# Fake Fettuccine Alfredo - how to make more exciting?



## Mischief Managed (Apr 13, 2011)

I am putting together a quick dish of fettuccine alfredo tonight. I will be using normal speghetti noodles and ragu alfredo sauce. (It is lazy dinner tonight and I am using what I got!)
I was thinking that adding strips of chicken would be a nice thing to add. Is there anything else I could add? Bacon, corn? (<--Pregnancy brain atm )


----------



## Selkie (Apr 13, 2011)

I wouldn't add bacon... too powerful a flavor for this dish, but definitely your chicken, and if you have any mushrooms, sweet peas, or even a little unbreaded fish or seafood.


----------



## jacky77 (Apr 13, 2011)

ooh i've added bacon, chicken and mushrooms and yes it's a little rich, but adds nice flavor.


----------



## Andy M. (Apr 13, 2011)

I've added bacon, mushroom and both together.  If you like the taste, go for it.  Of course, somewhere along the way, it stops being Alfredo sauce.


----------



## pacanis (Apr 13, 2011)

Yep, same here. Just make sure you cook the bacon separately, dry and crumble, then add back in. Otherwise your sauce will become greasy.
And corn is alright, but broccoli in this would rule


----------



## letscook (Apr 14, 2011)

I make this alot I put chicken ,mushrooms, fresh spinach or broccoli and sometimes i put in a few grape tomatoes sliced in half.


----------



## betterthanabox (Apr 14, 2011)

I like to add chicken, mushrooms, spinach and onions to mine. I have made it with broccoli, another fave, and bacon. I have also mixed it with carrots, broccoli, cauliflower, and onions for a past premevera style dish.


----------



## sparrowgrass (Apr 14, 2011)

If you are using jarred sauce, grate some extra Parmesan into it.


----------



## Rocklobster (Apr 14, 2011)

Not to be a spoil sport, here, but I like my Alfredo straight up. I would make things more exciting by serving it with some kind of side dish, like broiled shrimp, or some kind of scallopini. Maybe some brucceta? Oh, and lots of ice cold white wine, naturally caronated mineral water, lemon....mmmmm .I think I know what I am having for supper tomorrow night.


----------



## Josie1945 (Apr 14, 2011)

Welcome to DC.

Josie


----------



## Andy M. (Apr 14, 2011)

Rocklobster said:


> Not to be a spoil sport, here, but I like my Alfredo straight up...

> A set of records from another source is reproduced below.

struct DtableRider {
    const bf16* slab; float* part;
    int slab_ld, wd, wh, ww, nwin, N, heads, rows_per_block, win_per_group, gx, gz;
};
template <typename T, int LPR, int CPL, int FLAGS>
__global__ __launch_bounds__(256) void layernorm_bwd_dtable_kernel(const T* __restrict__ dy, const T* __restrict__ x, const float* __restrict__ gamma,
                                                                   const float* __restrict__ mean, const float* __restrict__ rstd, T* __restrict__ dx,
                                                                   float* __restrict__ partials, const T* __restrict__ dres, int rows, int C,
                                                                   T* __restrict__ xn_out_, const float* __restrict__ beta, const int ln_blocks, const DtableRider job) {
    extern __shared__ __attribute__((aligned(16))) char dsm[];
    __shared__ float red[3 * (LPR * CPL * Chunk<T>::N)];
    if ((int)blockIdx.x >= ln_blocks) {
        const int u = (int)blockIdx.x - ln_blocks;
        const int bx = u % job.gx, hh = (u / job.gx) % job.heads, bz = u / (job.gx * job.heads);
        dtable_block(job.slab, job.part, job.slab_ld, job.wd, job.wh, job.ww, job.nwin, job.N, job.heads, job.rows_per_block, job.win_per_group, bx, hh, bz, job.gx,
                     threadIdx.x, dsm);
        return;
    }
    layernorm_bwd_body<T, LPR, CPL, 4, FLAGS>(dy, x, nullptr, gamma, mean, rstd, dx, nullptr, nullptr, partials, dres, rows, C, xn_out_, beta, blockIdx.x, ln_blocks,
                                              threadIdx.x, red);
}

__global__ __launch_bounds__(256) void reduce_partials_kernel(const float* __restrict__ partials, int nblk, int W, int C,
                                                              float* __restrict__ o1, float* __restrict__ o2) {
    __shared__ float red[8][33];
    const int col = threadIdx.x & 31, slice = threadIdx.x >> 5;
    const int w = blockIdx.x * 32 + col;
    const int per = (nblk + gridDim.y - 1) / gridDim.y, k0 = blockIdx.y * per, k1 = min(nblk, k0 + per);
    float a = 0.f, a1 = 0.f, a2 = 0.f, a3 = 0.f;
    if (w < W) {
        int k = k0 + slice;
        for (; k + 24 < k1; k += 32) {
            a += partials[(int64_t)k * W + w]; a1 += partials[(int64_t)(k + 8) * W + w];
            a2 += partials[(int64_t)(k + 16) * W + w]; a3 += partials[(int64_t)(k + 24) * W + w];
        }
        for (; k < k1; k += 8) a += partials[(int64_t)k * W + w];
    }
    red[slice][col] = (a + a1) + (a2 + a3);
    __syncthreads();
    if (slice == 0 && w < W && k0 < k1) {
        float t = 0.f;
#pragma unroll
        for (int k = 0; k < 8; ++k) t += red[k][col];
        const int g2 = w / C, c = w - g2 * C;
        float* dst = (g2 & 1) ? o2 : o1;
        if (gridDim.y > 1) atomicAdd(dst + (int64_t)(g2 >> 1) * C + c, t);
        else dst[(int64_t)(g2 >> 1) * C + c] += t;
    }
}
constexpr int RPM_COLS = 128;
template <bool COMPACT>
__global__ __launch_bounds__(256) void reduce_partials_multi_kernel(const int64_t* __restrict__ desc, int nsets) {
    int set = blockIdx.z, cb = blockIdx.x;
    if constexpr (COMPACT) {
        const int ln = threadIdx.x & 63;
        int nb = ln < nsets ? (2 * (int)desc[(int64_t)ln * 5 + 2] + RPM_COLS - 1) / RPM_COLS : 0;
        int pre = nb;
#pragma unroll
        for (int o = 1; o < 64; o <<= 1) {
            const int up = __shfl_up(pre, o, 64);
            if (ln >= o) pre += up;
        }
        const unsigned long long hit = __ballot(pre > (int)blockIdx.x);
        set = hit ? __ffsll((long long)hit) - 1 : nsets - 1;
        const int before = __shfl(pre - nb, set, 64);
        cb = (int)blockIdx.x - before;
    }
    const int64_t* d = desc + (int64_t)set * 5;
    const float* partials = reinterpret_cast<const float*>(d[0]);
    const int nblk = (int)d[1], C = (int)d[2], W = 2 * C;
    float* o1 = reinterpret_cast<float*>(d[3]);
    float* o2 = reinterpret_cast<float*>(d[4]);
    if (cb * RPM_COLS >= W) return;
// ... 419 lines not shown
                for (int e = 0; e < EPC; ++e) q_m = fmaxf(q_m, fabsf(fg[e]));
            }
            if (mul && dmul) *reinterpret_cast<uint4*>(dmul + off) = f_to_chunk<T>(fdm);
        }
    }
    if constexpr (AMAX) q8_block_amax(q_m, amax);
}

static int apply_rows_per_block(int rows, int groups, int C, int epc) {
    const int cpr = C / epc, span = cpr < 256 ? cpr : 256, rstep = 256 / span;
    int rpb = cdiv((long)rows * groups, 1024);
    if (rpb < 8 * rstep) rpb = 8 * rstep;
    return rpb;
}

inline int ew_grid(int64_t n) { int64_t b = (n + 255) / 256; return (int)(b < 1 ? 1 : (b > 4096 ? 4096 : b)); }

}

#define DISPATCH_T(dtype, NAME, ...)                                   \
    if (dtype == LAVT_F32) { using T = float; __VA_ARGS__; }           \
    else if (dtype == LAVT_BF16) { using T = bf16; __VA_ARGS__; }      \
    else { lavt_set_error(NAME ": bad dtype %d", dtype); return LAVT_ERR_INVALID; }

extern "C" int lavt_layernorm_fwd(int dtype, const void* x, const int32_t* gather, const float* gamma, const float* beta, void* y,
                                  float* mean, float* rstd, int rows, int C, float eps, void* stream) {
    const int epc = dtype == LAVT_F32 ? 4 : 8;
    LAVT_CHECK_ARG(x && gamma && beta && y && mean && rstd && rows > 0, "lavt_layernorm_fwd: bad arguments");
    LAVT_CHECK_ARG(C > 0 && C <= 2048 && C % epc == 0 && (!gather || (C / 4) % epc == 0), "lavt_layernorm_fwd: unsupported C=%d", C);
    hipStream_t st = reinterpret_cast<hipStream_t>(stream);
    const int nchunk = C / epc;
#define LN_FWD(LPR_) hipLaunchKernelGGL((layernorm_fwd_kernel<T, LPR_>), dim3(cdiv(rows, 4 * (64 / LPR_))), dim3(256), 0, st, (const T*)x, gather, gamma, beta, (T*)y, mean, rstd, rows, C, eps)
    DISPATCH_T(dtype, "lavt_layernorm_fwd", if (nchunk <= 16) LN_FWD(16); else if (nchunk <= 32) LN_FWD(32); else LN_FWD(64));
#undef LN_FWD
    LAVT_CHECK_LAUNCH("lavt_layernorm_fwd");
    return LAVT_OK;
}

static int ln_bwd_geometry(int dtype, int rows, int C, int* lpr_out, int* cpl_out, int* waves_out) {
    const int epc = dtype == LAVT_F32 ? 4 : 8;
    const int nchunk = C / epc;
    const int lpr = nchunk <= 16 ? 16 : nchunk <= 32 ? 32 : 64;
    const int cpl = cdiv(nchunk, lpr);
    const int waves = 4;
    const int rpb = 4 * (64 / lpr);
    int blocks = cdiv(rows, rpb);
    if (blocks > 1280) blocks = cdiv(rows, 2 * rpb);
    if (blocks > 2048) blocks = 2048;
    if (blocks < 1) blocks = 1;
    *lpr_out = lpr; *cpl_out = cpl;
    if (waves_out) *waves_out = waves;
    return blocks;
}
extern "C" int lavt_layernorm_bwd_blocks(int dtype, int rows, int C) { int a, b; return ln_bwd_geometry(dtype, rows, C, &a, &b, nullptr); }
int lavt_ln_bwd_geometry(int dtype, int rows, int C, int* lpr, int* cpl, int* waves) { return ln_bwd_geometry(dtype, rows, C, lpr, cpl, waves); }

static int layernorm_bwd_impl(int dtype, const void* dy, const void* x, const int32_t* gather, const float* gamma,
                              const float* mean, const float* rstd, void* dx, float* dgamma, float* dbeta, float* ws, int64_t ws_floats,
                              const void* dres, int rows, int C, void* stream, bool partial_only, void* xn_out = nullptr, const float* beta = nullptr) {
    const int epc = dtype == LAVT_F32 ? 4 : 8;
    LAVT_CHECK_ARG(dy && x && gamma && mean && rstd && dx && (partial_only || (dgamma && dbeta)) && rows > 0, "lavt_layernorm_bwd: bad arguments");
    LAVT_CHECK_ARG(C > 0 && C <= 2048 && C % epc == 0 && (!gather || (C / 4) % epc == 0), "lavt_layernorm_bwd: unsupported C=%d", C);
    LAVT_CHECK_ARG(!(gather && dres), "lavt_layernorm_bwd: dres is not supported together with gather");
    hipStream_t st = reinterpret_cast<hipStream_t>(stream);
    int lpr, cpl, waves;
    const int blocks = ln_bwd_geometry(dtype, rows, C, &lpr, &cpl, &waves);
    float* partials = (ws && ws_floats >= (int64_t)blocks * 2 * C) ? ws : nullptr;
    LAVT_CHECK_ARG(!partial_only || partials, "lavt_layernorm_bwd_partial: scratch of %ld floats needed", (long)blocks * 2 * C);
#define LN_BWD_F(LPR_, CPL_, WV_, F_) hipLaunchKernelGGL((layernorm_bwd_kernel<T, LPR_, CPL_, WV_, F_>), dim3(blocks), dim3(WV_ * 64), 0, st, (const T*)dy, (const T*)x, gather, gamma, mean, rstd, (T*)dx, dgamma, dbeta, partials, (const T*)dres, rows, C, (T*)xn_out, beta)
#define LN_BWD(LPR_, CPL_, WV_) do { if (gather) LN_BWD_F(LPR_, CPL_, WV_, 1); else if (xn_out) LN_BWD_F(LPR_, CPL_, WV_, 2); else LN_BWD_F(LPR_, CPL_, WV_, 0); } while (0)
    DISPATCH_T(dtype, "lavt_layernorm_bwd",
               if (lpr == 16) LN_BWD(16, 1, 4); else if (lpr == 32) LN_BWD(32, 1, 4);
               else if (cpl == 1) LN_BWD(64, 1, 4); else if (cpl == 2) LN_BWD(64, 2, 4); else if (cpl <= 4) LN_BWD(64, 4, 4); else LN_BWD(64, 8, 4));
#undef LN_BWD
#undef LN_BWD_F
    if (partials && !partial_only) hipLaunchKernelGGL(reduce_partials_kernel, reduce_partials_grid(blocks, 2 * C), dim3(256), 0, st, partials, blocks, 2 * C, C, dgamma, dbeta);
    LAVT_CHECK_LAUNCH("lavt_layernorm_bwd");
    return LAVT_OK;
}
extern "C" int lavt_layernorm_bwd(int dtype, const void* dy, const void* x, const int32_t* gather, const float* gamma,
                                  const float* mean, const float* rstd, void* dx, float* dgamma, float* dbeta, float* ws, int64_t ws_floats,
                                  const void* dres, int rows, int C, void* stream) {
    return layernorm_bwd_impl(dtype, dy, x, gather, gamma, mean, rstd, dx, dgamma, dbeta, ws, ws_floats, dres, rows, C, stream, false);
}
extern "C" int lavt_layernorm_bwd_partial(int dtype, const void* dy, const void* x, const int32_t* gather, const float* gamma, const float* mean,
                                          const float* rstd, void* dx, float* ws, int64_t ws_floats, const void* dres, int rows, int C, void* stream) {
    return layernorm_bwd_impl(dtype, dy, x, gather, gamma, mean, rstd, dx, nullptr, nullptr, ws, ws_floats, dres, rows, C, stream, true);
}
int lavt_layernorm_bwd_partial_impl(int dtype, const void* dy, const void* x, const float* gamma, const float* mean, const float* rstd, void* dx, float* ws,
                                    int64_t ws_floats, const void* dres, int rows, int C, void* stream) {
    return layernorm_bwd_impl(dtype, dy, x, nullptr, gamma, mean, rstd, dx, nullptr, nullptr, ws, ws_floats, dres, rows, C, stream, true);
}
extern "C" int lavt_layernorm_bwd_partial_xn(int dtype, const void* dy, const void* x, const float* gamma, const float* beta, const float* mean, const float* rstd,
                                             void* dx, void* xn, float* ws, int64_t ws_floats, const void* dres, int rows, int C, void* stream) {
    LAVT_CHECK_ARG(xn && beta, "lavt_layernorm_bwd_partial_xn: xn and beta required");
    return layernorm_bwd_impl(dtype, dy, x, nullptr, gamma, mean, rstd, dx, nullptr, nullptr, ws, ws_floats, dres, rows, C, stream, true, xn, beta);
}
extern "C" int lavt_layernorm_bwd_partial_xn_dtable(int dtype, const void* dy, const void* x, const float* gamma, const float* beta, const float* mean, const float* rstd,
                                                    void* dx, void* xn, float* ws, int64_t ws_floats, const void* dres, int rows, int C, const lavt_dtable_job_t* job, void* stream) {
    LAVT_CHECK_ARG(dy && x && gamma && mean && rstd && dx && ws && job && rows > 0 && ((xn != nullptr) == (beta != nullptr)), "lavt_layernorm_bwd_partial_xn_dtable: bad arguments");
    int lpr, cpl, waves;
    const int blocks = ln_bwd_geometry(dtype, rows, C, &lpr, &cpl, &waves);
    if (dtype != LAVT_BF16 || waves != 4 || cpl > 2 || C % 8 || ws_floats < (int64_t)blocks * 2 * C) return 1;
    static_assert(sizeof(DtableRider) == sizeof(lavt_dtable_job_t), "lavt_dtable_job_t mirrors DtableRider");
    DtableRider r;
    memcpy(&r, job, sizeof(r));
    const int R = (2 * r.wd - 1) * (2 * r.wh - 1) * (2 * r.ww - 1);
    const size_t lds = (size_t)(R + r.N) * 4 + 16;
    const int riders = r.gx * r.heads * r.gz;
    hipStream_t st = reinterpret_cast<hipStream_t>(stream);
    using T = bf16;
#define LN_BWD_DT_F(LPR_, CPL_, F_) hipLaunchKernelGGL((layernorm_bwd_dtable_kernel<T, LPR_, CPL_, F_>), dim3(blocks + riders), dim3(256), lds, st, (const T*)dy, (const T*)x, gamma, mean, rstd, (T*)dx, ws, (const T*)dres, rows, C, (T*)xn, beta, blocks, r)
#define LN_BWD_DT(LPR_, CPL_) do { if (xn) LN_BWD_DT_F(LPR_, CPL_, 2); else LN_BWD_DT_F(LPR_, CPL_, 0); } while (0)
    if (lpr == 16) LN_BWD_DT(16, 1); else if (lpr == 32) LN_BWD_DT(32, 1); else if (cpl == 1) LN_BWD_DT(64, 1); else LN_BWD_DT(64, 2);
#undef LN_BWD_DT
#undef LN_BWD_DT_F
    LAVT_CHECK_LAUNCH("lavt_layernorm_bwd_partial_xn_dtable");
    return LAVT_OK;
}
extern "C" int lavt_layernorm_bwd_xn(int dtype, const void* dy, const void* x, const float* gamma, const float* beta, const float* mean, const float* rstd,
                                     void* dx, void* xn, float* dgamma, float* dbeta, float* ws, int64_t ws_floats, const void* dres, int rows, int C, void* stream) {
    LAVT_CHECK_ARG(xn && beta, "lavt_layernorm_bwd_xn: xn and beta required");
    return layernorm_bwd_impl(dtype, dy, x, nullptr, gamma, mean, rstd, dx, dgamma, dbeta, ws, ws_floats, dres, rows, C, stream, false, xn, beta);
}
extern "C" int lavt_reduce_partials_column_blocks(int C) { return (2 * C + RPM_COLS - 1) / RPM_COLS; }
extern "C" int lavt_reduce_partials_multi(const int64_t* desc, int n, int total_column_blocks, void* stream) {
    LAVT_CHECK_ARG(desc && n > 0, "lavt_reduce_partials_multi: bad arguments");
    if (total_column_blocks > 0 && n <= 64)
        hipLaunchKernelGGL(reduce_partials_multi_kernel<true>, dim3(total_column_blocks, 8, 1), dim3(256), 0, reinterpret_cast<hipStream_t>(stream), desc, n);
    else
        hipLaunchKernelGGL(reduce_partials_multi_kernel<false>, dim3(4096 / RPM_COLS, 8, n), dim3(256), 0, reinterpret_cast<hipStream_t>(stream), desc, n);
    LAVT_CHECK_LAUNCH("lavt_reduce_partials_multi");
    return LAVT_OK;
}
extern "C" int64_t lavt_reduce_partials_det_stage(int W) { return (int64_t)RP_DET_MAX_SLICES * W; }
extern "C" int lavt_reduce_partials_det(const float* partials, int nblk, int W, int C, float* o1, float* o2, float* stage, int64_t stage_floats, void* stream) {
    LAVT_CHECK_ARG(partials && o1 && o2 && nblk > 0 && C > 0 && W > 0 && W % (2 * C) == 0, "lavt_reduce_partials_det: bad arguments");
    reduce_partials_det(partials, nblk, W, C, o1, o2, stage_floats >= (int64_t)RP_DET_MAX_SLICES * W ? stage : nullptr, reinterpret_cast<hipStream_t>(stream));
    LAVT_CHECK_LAUNCH("lavt_reduce_partials_det");
    return LAVT_OK;
}
extern "C" int lavt_reduce_partials_multi_det(const int64_t* desc, int n, int total_column_blocks, float* stage, int64_t stage_floats, void* stream) {
    constexpr int slices = 8;
    LAVT_CHECK_ARG(desc && n > 0 && n <= 64 && total_column_blocks > 0 && stage && stage_floats >= (int64_t)total_column_blocks * slices * RPM_COLS,
                   "lavt_reduce_partials_multi_det: n <= 64 sets, their column-block total and a stage of total_column_blocks * 8 * 128 floats required");
    hipStream_t st = reinterpret_cast<hipStream_t>(stream);
    hipLaunchKernelGGL(reduce_partials_multi_det_kernel<false>, dim3(total_column_blocks, slices), dim3(256), 0, st, desc, n, stage, slices);
    hipLaunchKernelGGL(reduce_partials_multi_det_kernel<true>, dim3(total_column_blocks), dim3(RPM_COLS), 0, st, desc, n, stage, slices);
    LAVT_CHECK_LAUNCH("lavt_reduce_partials_multi_det");
    return LAVT_OK;
}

So do I.  But the OP was asking for suggestions.


----------



## Rocklobster (Apr 14, 2011)

Andy M. said:


> So do I.  But the OP was asking for suggestions.


Everybody can use 2 cents.


----------



## Andy M. (Apr 14, 2011)

We all have a bucket load of opinions at the ready.


----------



## pacanis (Apr 14, 2011)

This thread is making me hungry.


----------



## PrincessFiona60 (Apr 14, 2011)

My first thought was Broccoli, too!


----------



## Zhizara (Apr 14, 2011)

sparrowgrass said:


> If you are using jarred sauce, grate some extra Parmesan into it.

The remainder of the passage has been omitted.